Looking at performance counter data is good, but I would have liked to see a rea...

steveklabnik · on Sept 11, 2019

> (or maybe there is even a flag for this?)

We specifically do not give you a flag to control this behavior, but you can choose to call different functions to use unchecked access.

glangdale · on Sept 12, 2019

This, imo, is absolutely correct (it is a dark idea to have a "let's be unsafe for more performance" flag) but maybe a experimental build of the Rust compiler could have this as a configuration option? Possibly the toolchain could warn every step of the way if such a 'tainted' module is ever linked, etc.

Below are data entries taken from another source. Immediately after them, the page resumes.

+namespace {
+constexpr int FW = 16;
+constexpr int HW = FW + 2;
+constexpr int HROWS = HW * HW;
+constexpr int PLROWS = 336;
+constexpr int PLANE = PLROWS * 16;
+constexpr int HALO = 8 * PLANE;
+constexpr int NPIECE = HALO / 1024;
+constexpr int WHT = 128 * 128;
+constexpr int WBUF = 2 * WHT;
+constexpr int W_OFF = 2 * HALO;
+constexpr int HALO_LDS = W_OFF + 2 * WBUF;
+static_assert(PLANE % 256 == 0 && HALO % 1024 == 0 && PLROWS >= HROWS, "halo plane layout");
+static_assert(HALO_LDS >= 8 * 128 * 32 * 4, "the epilogue stages 128 KB of accumulators in the operand buffers");
+
+struct FragH {
+  op8 v[2];
+};
+}
+
+__global__ void __launch_bounds__(512) conv3d_halo_kernel(const pd_igemm_args p) {
+#if defined(__HIP_DEVICE_COMPILE__)
+  extern __shared__ __attribute__((aligned(16))) char smem[];
+  const int tid = threadIdx.x;
+  const int lane = tid & 63;
+  const int wave = __builtin_amdgcn_readfirstlane(tid >> 6);
+  const int wr = wave >> 2, wc = wave & 3;
+
+  const int tiles_n = (p.N + 255) >> 8;
+  const int tiles_m = p.M >> 8;
+  const int nt = tiles_m * tiles_n;
+  int t;
+  {
+    const int bid = blockIdx.x, xcd = bid & 7, q = nt >> 3, r = nt & 7;
+    t = (xcd < r ? xcd * (q + 1) : r * (q + 1) + (xcd - r) * q) + (bid >> 3);
+  }
+  const int tm = t / tiles_n;
+  const int m0 = tm << 8;
+  const int n0 = (t % tiles_n) << 8;
+
+  const auto rA = __builtin_amdgcn_make_buffer_rsrc((void*)p.A, 0, p.a_bytes, 0x00020000);
+  const auto rW = __builtin_amdgcn_make_buffer_rsrc((void*)p.W, 0, p.w_bytes, 0x00020000);
+
+  const int srow = tid >> 3, spos = tid & 7;
+  const uint32_t w_sel = (uint32_t)(spos ^ ((srow >> 1) & 7)) * 16u;
+  uint32_t woff[2][2];
+#pragma unroll
+  for (int hh = 0; hh < 2; ++hh)
+#pragma unroll
+    for (int i = 0; i < 2; ++i) {
+      const int n = n0 + hh * 128 + i * 64 + srow;
+      woff[hh][i] = n < p.N ? ((uint32_t)n * (uint32_t)p.ldw) * 2u + w_sel : PD_OOB;
+    }
+  uint32_t hoff[6];
+#pragma unroll
+  for (int n = 0; n < 6; ++n) {
+    const int cell = (wave + 8 * n) * 64 + lane;
+    const int s = cell / PLROWS, r = cell - s * PLROWS;
+    const int hr = r / HW, hc = r - hr * HW;
+    const bool ok = cell < 8 * PLROWS && r < HROWS && hr >= 1 && hr <= FW && hc >= 1 && hc <= FW;
+    hoff[n] = ok ? (uint32_t)((hr - 1) * FW + (hc - 1)) * (uint32_t)p.lda * 2u + (uint32_t)s * 16u : PD_OOB;
+  }
+
+  const int kchunks = p.Cin >> 6;
+  const int ot = tm % p.To;
+  const bool dense = (p.debug_flags & 8) != 0;
+  const int kt_lo = dense ? 0 : max(0, 1 - ot), kt_hi = dense ? 2 : min(2, p.Ti - ot);
+  const int ngroups = (p.debug_flags & 1) ? 0 : kchunks * (kt_hi - kt_lo + 1);
+  const uint32_t frame_b = 256u * (uint32_t)p.lda * 2u;
+  const uint32_t w_tap_b = (uint32_t)p.w_tap_stride * 2u;
+
+  int h_c = 0, h_kt = kt_lo, w_c = 0, w_kt = kt_lo;
+  uint32_t w_off = (uint32_t)(kt_lo * 9) * w_tap_b;
+  int h_soff = 0;
+  uint32_t h_mask = 0;
+  char* const h_dst = smem + wave * 1024;
+  char* const w_dst = smem + W_OFF + wave * 1024;
+  auto next_halo = [&]() {
+    const int it = ot - 1 + h_kt;
+    const bool ok = (unsigned)it < (unsigned)p.Ti;
+    h_soff = __builtin_amdgcn_readfirstlane(ok ? (int)((uint32_t)(tm - 1 + h_kt) * frame_b + (uint32_t)h_c * 128u) : 0);
+    h_mask = ok ? 0u : PD_OOB;
+    if (++h_kt > kt_hi) { h_kt = kt_lo; ++h_c; }
+  };
+  auto issue_h = [&](int n, int buf) { BLDS16(rA, h_dst + buf * HALO + n * 8192, hoff[n] | h_mask, h_soff); };
+  auto next_w_group = [&]() {
+    if (++w_kt > kt_hi) { w_kt = kt_lo; ++w_c; }
+    w_off = (uint32_t)(w_kt * 9) * w_tap_b + (uint32_t)w_c * 128u;
+  };
+  auto issue_w = [&](int buf) {
+    const int so = __builtin_amdgcn_readfirstlane((int)w_off);
+    char* dst = w_dst + buf * WBUF;
+    BLDS16(rW, dst, woff[0][0], so);
+    BLDS16(rW, dst + 64 * 128, woff[0][1], so);
+    BLDS16(rW, dst + WHT, woff[1][0], so);
+    BLDS16(rW, dst + WHT + 64 * 128, woff[1][1], so);
+    w_off += w_tap_b;
+  };
+
+  f32x4 acc[8][4];
+#pragma unroll
+  for (int i = 0; i < 8; ++i)
+#pragma unroll
+    for (int j = 0; j < 4; ++j)
+#pragma unroll
+      for (int r = 0; r < 4; ++r) acc[i][j][r] = 0.f;
+
+  const int l16 = lane & 15, lg = lane >> 4;
+  const int swz = (l16 >> 1) & 7;
+  const int a_rd = (wr * (8 * HW) + l16) * 16 + lg * PLANE;
+  const int b_rd = W_OFF + (wc >> 1) * WHT + ((wc & 1) * 64 + l16) * 128;
+
+  if (ngroups > 0) {
+    next_halo();
+    if (wave < 2) issue_h(5, 0);
+#pragma unroll
+    for (int n = 0; n < 5; ++n) issue_h(n, 0);
+    issue_w(0);
+    issue_w(1);
+    VMCNT(4);
+  }
+  __builtin_amdgcn_s_barrier();
+  if (wr == 1) __builtin_amdgcn_s_barrier();
+  __builtin_amdgcn_sched_barrier(0);
+
+  FragH a[4], b0[2], b1[2];
+#define LOAD_B(f, base) \
+  (f).v[0] = *(const op8*)((base) + ((lg ^ swz) * 16)); (f).v[1] = *(const op8*)((base) + (((4 + lg) ^ swz) * 16))
+#define LOAD_A(f, base) \
+  (f).v[0] = *(const op8*)(base); (f).v[1] = *(const op8*)((base) + 4 * PLANE)
+#define QUAD16(R0, C0, bfrag)                                                                               \
+  _Pragma("unroll") for (int ks = 0; ks < 2; ++ks)                                                          \
+    _Pragma("unroll") for (int i = 0; i < 4; ++i)                                                           \
+      _Pragma("unroll") for (int c = 0; c < 2; ++c)                                                         \
+        acc[(R0) + i][(C0) + c] = mfma_16x16x32(a[i].v[ks], bfrag[c].v[ks], acc[(R0) + i][(C0) + c]);
+
+  int wcur = 0;
+  auto group = [&](auto has_next_t, int g) {
+    constexpr bool has_next = decltype(has_next_t)::value;
+    const int hnxt = (g & 1) ^ 1;
+    const char* sA = smem + (g & 1) * HALO + a_rd;
+    if (has_next) next_halo();
+#pragma unroll
+    for (int j = 0; j < 9; ++j) {
+      const int shift = ((j / 3) * HW + (j % 3)) * 16;
+      const char* sB = smem + wcur * WBUF + b_rd;
+#pragma unroll
+      for (int c = 0; c < 2; ++c) { LOAD_B(b0[c], sB + c * (16 * 128)); }
+#pragma unroll
+      for (int i = 0; i < 4; ++i) { LOAD_A(a[i], sA + shift + i * (HW * 16)); }
+#pragma unroll
+      for (int c = 0; c < 2; ++c) { LOAD_B(b1[c], sB + (2 + c) * (16 * 128)); }
+      if (j >= 1 && j <= 5 && has_next) {
+        if (j == 1 && wave < 2) issue_h(5, hnxt);
+        issue_h(j - 1, hnxt);
+      }
+      PHASE_SYNC();
+      __builtin_amdgcn_s_setprio(1);
+      QUAD16(0, 0, b0)
+      QUAD16(0, 2, b1)
+      __builtin_amdgcn_s_setprio(0);
+      PHASE_SYNC();
+#pragma unroll
+      for (int i = 0; i < 4; ++i) { LOAD_A(a[i], sA + shift + (4 + i) * (HW * 16)); }
+      if (j <= 6 || has_next) {
+        if (j == 7) next_w_group();
+        issue_w(wcur);
+        if (j >= 1 && j <= 5 && has_next) {
+          VMCNT(5);
+        } else {
+          VMCNT(4);
+        }
+      } else {
+        VMCNT(0);
+      }
+      PHASE_SYNC();
+      __builtin_amdgcn_s_setprio(1);
+      QUAD16(4, 2, b1)
+      QUAD16(4, 0, b0)
+      __builtin_amdgcn_s_setprio(0);
+      PHASE_SYNC();
+      wcur ^= 1;
+    }
+  };
+  for (int g = 0; g + 1 < ngroups; ++g) group(std::true_type{}, g);
+  if (ngroups > 0) group(std::false_type{}, ngroups - 1);
+#undef QUAD16
+#undef LOAD_A
+#undef LOAD_B
+  if (wr == 0) __builtin_amdgcn_s_barrier();
+  if (p.debug_flags & 2) return;
+
+  float* sC = (float*)smem + wave * (128 * 32);
+  const int m_base = m0 + wr * 128;
+  const int m_end = min(p.M, m_base + 128);
+#pragma unroll
+  for (int js = 0; js < 2; ++js) {
+    __syncthreads();
+#pragma unroll
+    for (int i = 0; i < 8; ++i)
+#pragma unroll
+      for (int c = 0; c < 2; ++c)
+#pragma unroll
+        for (int r = 0; r < 4; ++r) sC[(i * 16 + 4 * lg + r) * 32 + c * 16 + l16] = acc[i][js * 2 + c][r];
+    __syncthreads();
+    igemm_epilogue<128, 32>(p, sC, lane, m_base, m_end, n0 + wc * 64 + js * 32, 0);
+  }
+#endif
+}
+
+bool pd_conv3d_halo_supported(const pd_igemm_args& a, int kind) {
+  if (kind != 2 || a.split || a.fp8 || a.w_fold > 0 || a.nbatch > 1) return false;
+  if (a.KT != 3 || a.KH != 3 || a.KW != 3 || a.pt != 1 || a.ph != 1 || a.pw != 1) return false;
+  if (a.st != 1 || a.sh != 1 || a.sw != 1 || a.ut != 1 || a.uh != 1 || a.uw != 1 || a.vT > 0 || a.vH > 0 || a.vW > 0) return false;
+  return a.Hi == FW && a.Wi == FW && a.Ho == FW && a.Wo == FW && a.Ti == a.To;
+}
+
+int pd_conv3d_halo_launch(const pd_igemm_args& a, hipStream_t s) {
+  static bool attr_set_dev[PD_MAX_DEVICES];
+  bool& attr_set = attr_set_dev[pd_cur_device()];
+  if (!attr_set) {
+    hipError_t e = hipFuncSetAttribute((const void*)conv3d_halo_kernel, hipFuncAttributeMaxDynamicSharedMemorySize, HALO_LDS);
+    if (e != hipSuccess) {
+      pd_set_error("pd_igemm: hipFuncSetAttribute(%d) failed: %s", HALO_LDS, hipGetErrorString(e));
+      return PD_ERR_LAUNCH;
+    }
+    attr_set = true;
+  }
+  const int tiles = (a.M / 256) * ((a.N + 255) / 256);
+  hipLaunchKernelGGL(conv3d_halo_kernel, dim3(tiles, 1, 1), dim3(512), HALO_LDS, s, a);
+  PD_CHECK_LAUNCH();
+  return PD_OK;
+}
+
+}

It just seems like this sort of question is going to recur, and being able to persistently track the overhead of checking (it would allow you to monitor specific performance improvements) is much nicer than having someone do a one-off experiment.

steveklabnik · on Sept 12, 2019

If it is implemented, it will be used. And people will put it in their own builds.

We already have one “secret” escape flag feature, and people do use it, as much as we don’t talk about it and tell people not to use it when they find it.

glangdale · on Sept 12, 2019

Maybe put a tainted flag in it that causes the linker or runtime to fail? Then don't open source or release the modifications to allow the linker/runtime to avoid that failure check and refuse to let anyone check in a "fix" that allows this check to be skipped to an official build...

This surely seems like an incredibly important cost. Surely it's worth doing a bit of ugly magic to be able to keep track of it persistently.

tom_mellior · on Sept 12, 2019

Thanks to both of you for the insightful discussion. A flag would be helpful for testing, but it's true that if it's there, it will be used. Still, this can be tracked as part of a CI system by keeping around a patch for disabling bounds checks and regularly building and benchmarking a patched version. Less nice, but should get the job done.

account42 · on Sept 13, 2019

This attitude is the best argument for not using rust I have seen so far.

sh1mmer · on Sept 11, 2019

I'm curious if there is a discussion thread on that design choice.

steveklabnik · on Sept 11, 2019

I’m not 100% sure if there’s a source exactly, but we don’t like safety and correctness to depend on what flags you pass or do not pass. We don’t offer a fast-math flag either for similar reasons.

The odd one out is overflow, and that’s only because it’s well defined (a “program error”) and not UB to overflow in Rust. This gets checked in debug but not currently release, though the spec allows for it.

celrod · on Sept 12, 2019

What do you think of Julia's macro-based approach? That is, there are `@inbounds` and `@fastmath` macros that turn off bounds checking/enable fast-math flags in the following expression. `@fastmath` works simply by swapping functions (eg `+`) with versions (eg, `Base.FastMath.add_fast`) that have the appropriate llvm flags. When testing Julia libraries, all `@inbounds` are ignored (ie, it'll emit bounds checks anyway).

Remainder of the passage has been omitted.